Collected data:
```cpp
int dfa_solver_solve(dfa_solver* s, const dfa_solve_params* p, dfa_stream_t stream) {
    REQUIRE(s && p, "null plan / params");
    REQUIRE(s->has_problem, "set_problem has not been called");
    REQUIRE(p->num_iter >= 0 && p->nonlinear_iter >= 0 && p->linear_iter >= 0, "negative iteration count");
    REQUIRE(p->tukey_offset > 0.f && p->psi_data > 0.f, "tukey_offset / psi_data must be positive");
    REQUIRE(p->lambda >= 0.f && std::isfinite(p->lambda), "lambda must be non-negative and finite");
    const dfa::SolveView& v = s->v;
    hipStream_t st          = S(stream);
    if (!s->just_reset) HIP_TRY(dfa::solve_reset(v, s->state, s->ticket, 64, st));
    s->just_reset = false;
    const double w_reg    = std::sqrt((double)p->lambda / ((double)v.D * (double)v.k));
    const float w_reg_f   = (float)w_reg;
    const float w_reg_sq  = w_reg_f * w_reg_f;
    if (s->timing) s->timed_solves += 1;
    if (s->host_flag) s->host_flag[0] = s->host_flag[1] = 0;
    s->mb_graphs.call = 0;
    int not_launched = 0;
    int gn_launched = 0;
    bool huber_done = false;
    const bool big_budget = (long)p->num_iter * p->nonlinear_iter > 8;
    const bool pcg_async  = dfa::solve_pcg_is_async(v, &s->team, p->linear_iter);
    const bool no_regradient = dfa::dev_env("DFA_NO_REGRADIENT") != nullptr;
    for (int outer = 0; outer < p->num_iter; ++outer) {
        if (s->host_flag && s->host_flag[1] == 2) s->host_flag[1] = 0;
        int gn_in_outer = 0;
        for (int gn = 0; gn < p->nonlinear_iter; ++gn) {
            if (big_budget && gn_in_outer >= 4 && gn_in_outer % 4 == 0 && s->host_flag && !s->host_flag[1] && pcg_async) {
                HIP_TRY(hipMemcpyAsync(&s->host_flag[1], &s->state->converged, sizeof(int), hipMemcpyDeviceToHost, st));
                HIP_TRY(hipStreamSynchronize(st));
            }
            if (s->host_flag && s->host_flag[1]) {
                ++not_launched;
                continue;
            }
            ++gn_in_outer;
            if (gn > 0 && p->gn_tol == 0.f && p->lambda > 0.f && !no_regradient) {
                int evg = s->timing ? timing_begin(s, st) : -1;
                HIP_TRY(dfa::solve_regradient(v, s->state, st));
                timing_end(s, evg, st);
                if (evg >= 0) s->ev_asm.push_back(evg);
                if (s->overlap_fn) s->overlap_fn(s->overlap_user, stream, gn_launched);
                ++gn_launched;
// ... 111 lines not shown
    }
    out->pcg_launches      = (int)s->ev_pcg.size();
    out->assemble_launches = (int)s->ev_asm.size();
    out->solves            = s->timed_solves;
    if (s->iters_total) HIP_TRY(hipMemcpy(&out->pcg_iters, s->iters_total, sizeof(long long), hipMemcpyDeviceToHost));
    if (s->has_problem && s->v.D > 0) {
        std::vector<int32_t> cnt((size_t)s->v.D);
        HIP_TRY(hipMemcpy(cnt.data(), s->v.ell_cnt, sizeof(int32_t) * cnt.size(), hipMemcpyDeviceToHost));
        long long nnz = 0;
        for (int32_t c : cnt) nnz += c;
        out->matrix_nnz = nnz;
    }
    return DFA_OK;
}


int dfa_compute_points_normals(const uint16_t* depth, int depth_step, int cols, int rows, float fx, float fy, float cx,
                               float cy, float* points, int points_step, float* normals, int normals_step,
                               dfa_stream_t stream) {
    REQUIRE(depth && points && normals && cols > 0 && rows > 0, "bad images");
    REQUIRE(depth_step >= cols * 2 && points_step >= cols * 16 && normals_step >= cols * 16, "row step smaller than a row");
    REQUIRE(fx != 0.f && fy != 0.f, "zero focal length");
    HIP_TRY(dfa::launch_points_normals(depth, depth_step, cols, rows, fx, fy, cx, cy, points, points_step, normals,
                                       normals_step, S(stream)));
    return DFA_OK;
}

int dfa_solver6_create(int max_D, int max_N, int k, dfa_solver6** out) {
    REQUIRE(out, "null out");
    *out = nullptr;
    REQUIRE(max_D > 0 && max_N >= 0, "bad sizes");
    REQUIRE(k >= 1 && k <= 8, "k out of range 1..8");
    int ndev = 0;
    if (hipGetDeviceCount(&ndev) != hipSuccess || ndev == 0) return fail(DFA_ERR_NO_GPU, "no HIP device");
    dfa_solver6* s = new (std::nothrow) dfa_solver6();
    REQUIRE(s, "out of host memory");
    s->max_D = max_D, s->max_N = max_N, s->k = k, s->has_problem = false, s->node_dq = nullptr;
    std::memset(&s->v, 0, sizeof(s->v));
    s->v.cap = DFA_SOLVE6_ROW_BLOCKS;
    const size_t N = (size_t)max_N, D = (size_t)max_D, cap = (size_t)s->v.cap;
    int rc = DFA_OK;
#define A(field, count) \
    if (rc == DFA_OK) rc = plan6_alloc(s, &s->v.field, (count))
    A(idx, N * k);
    A(wn, N * k);
    A(idx_nat, N * k);
    A(near, N);
    A(vptr, D + 1);
    A(vlist, N);
    A(vperm, N);
    A(canon_own, N * 3);
    A(canon_n_own, N * 3);
    A(reg_idx, D * k);
    A(blk_hist, D * (dfa::SOLVE_TG_BLOCKS + 1));
    A(node_ptr, D + 1);
    A(node_list, N * k + 1);
    A(rnode_ptr, D + 1);
    A(rnode_list, D * k + 1);
    A(dq, D * 8);
    A(dq_prev, D * 8);
    A(ghat, D * 3);
    A(rec, N * (12 + (k <= 4 ? 4 : 8)));
    A(cost_part, (N + 255) / 256 + (D * k + 255) / 256 + 1);
    A(valid_part, (N + 255) / 256 + (D * k + 255) / 256 + 1);
    A(mnode, D * 48);
    A(rho, N);
    A(rres, D * k * 3);
    A(rvec, D * k * 18);
    A(rhub, D * k);
    A(bcols, D * cap);
    A(bcnt, D);
    A(bfu, D);
    A(rslot, D * cap);
    A(utab, D * 256);
    A(eslot, N * k * k);
    A(pair_list, N * k * k);
    A(pair_ptr, D * (cap + 1));
    A(bvals, D * cap * 36);
    A(minv, D * 36);
    A(g, D * 6);
    A(x, D * 6);
    A(r, D * 6);
    A(p, D * 6);
    A(s, D * 6);
    A(w, D * 6);
    A(u[0], D * 6);
    A(u[1], D * 6);
    A(t[0], D * 6);
    A(t[1], D * 6);
    A(m[0], D * 6);
    A(m[1], D * 6);
    A(g_part[0], (size_t)dfa::s6_matvec_blocks(max_D));
    A(g_part[1], (size_t)dfa::s6_matvec_blocks(max_D));
    A(d_part[0], (size_t)dfa::s6_matvec_blocks(max_D));
    A(d_part[1], (size_t)dfa::s6_matvec_blocks(max_D));
#undef A
    if (rc == DFA_OK) rc = plan6_alloc(s, &s->raw_w, N * k);
    if (rc == DFA_OK) rc = plan6_alloc(s, &s->raw_reg, D * (k + 1));
    if (rc == DFA_OK) rc = plan6_alloc(s, &s->state, 1);
    if (rc == DFA_OK) {
        bool ok = hipHostMalloc((void**)&s->mirror, dfa_solver6::S6_RING * dfa::S6_HIST * sizeof(int), hipHostMallocDefault) == hipSuccess;
        for (int i = 0; ok && i < dfa_solver6::S6_RING; ++i)
            ok = hipEventCreateWithFlags(&s->done_ev[i], hipEventDisableTiming) == hipSuccess;
        if (ok) {
            std::memset(s->mirror, 0, dfa_solver6::S6_RING * dfa::S6_HIST * sizeof(int));
        } else {
            (void)hipGetLastError();
// ... 274 lines not shown
```

dynfu_amd/csrc/solve.hip:

```cpp
#include <hip/hip_runtime.h>
#include <cstring>

#include <algorithm>
#include <map>
#include <mutex>

#include <float.h>

#include "dq_device.hpp"
#include "dev_switch.hpp"
#include "kernels.hpp"
#include "knn_device.hpp"
#include "pcg_rules.hpp"
#include "solve.hpp"

namespace dfa {


constexpr int TG_BLOCKS = SOLVE_TG_BLOCKS;

__global__ __launch_bounds__(1024) void tg_count_kernel(const int32_t* __restrict__ ridx, size_t total, int D,
                                                        int32_t* __restrict__ blk_hist ) {
    extern __shared__ int32_t hist[];
    for (int i = threadIdx.x; i < D; i += blockDim.x) hist[i] = 0;
    __syncthreads();
    const size_t chunk = (total + TG_BLOCKS - 1) / TG_BLOCKS;
    const size_t beg = chunk * blockIdx.x, end = min(beg + chunk, total);
    for (size_t e = beg + threadIdx.x; e < end; e += blockDim.x) {
        const int n = ridx[e];
        if (n >= 0) atomicAdd(&hist[n], 1);
    }
    __syncthreads();
    for (int i = threadIdx.x; i < D; i += blockDim.x) blk_hist[(size_t)blockIdx.x * D + i] = hist[i];
}
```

Work order —
Copy out the lines above with "bool" in them.

Solution to this problem —
    bool huber_done = false;
    const bool big_budget = (long)p->num_iter * p->nonlinear_iter > 8;
    const bool pcg_async  = dfa::solve_pcg_is_async(v, &s->team, p->linear_iter);
    const bool no_regradient = dfa::dev_env("DFA_NO_REGRADIENT") != nullptr;
        bool ok = hipHostMalloc((void**)&s->mirror, dfa_solver6::S6_RING * dfa::S6_HIST * sizeof(int), hipHostMallocDefault) == hipSuccess;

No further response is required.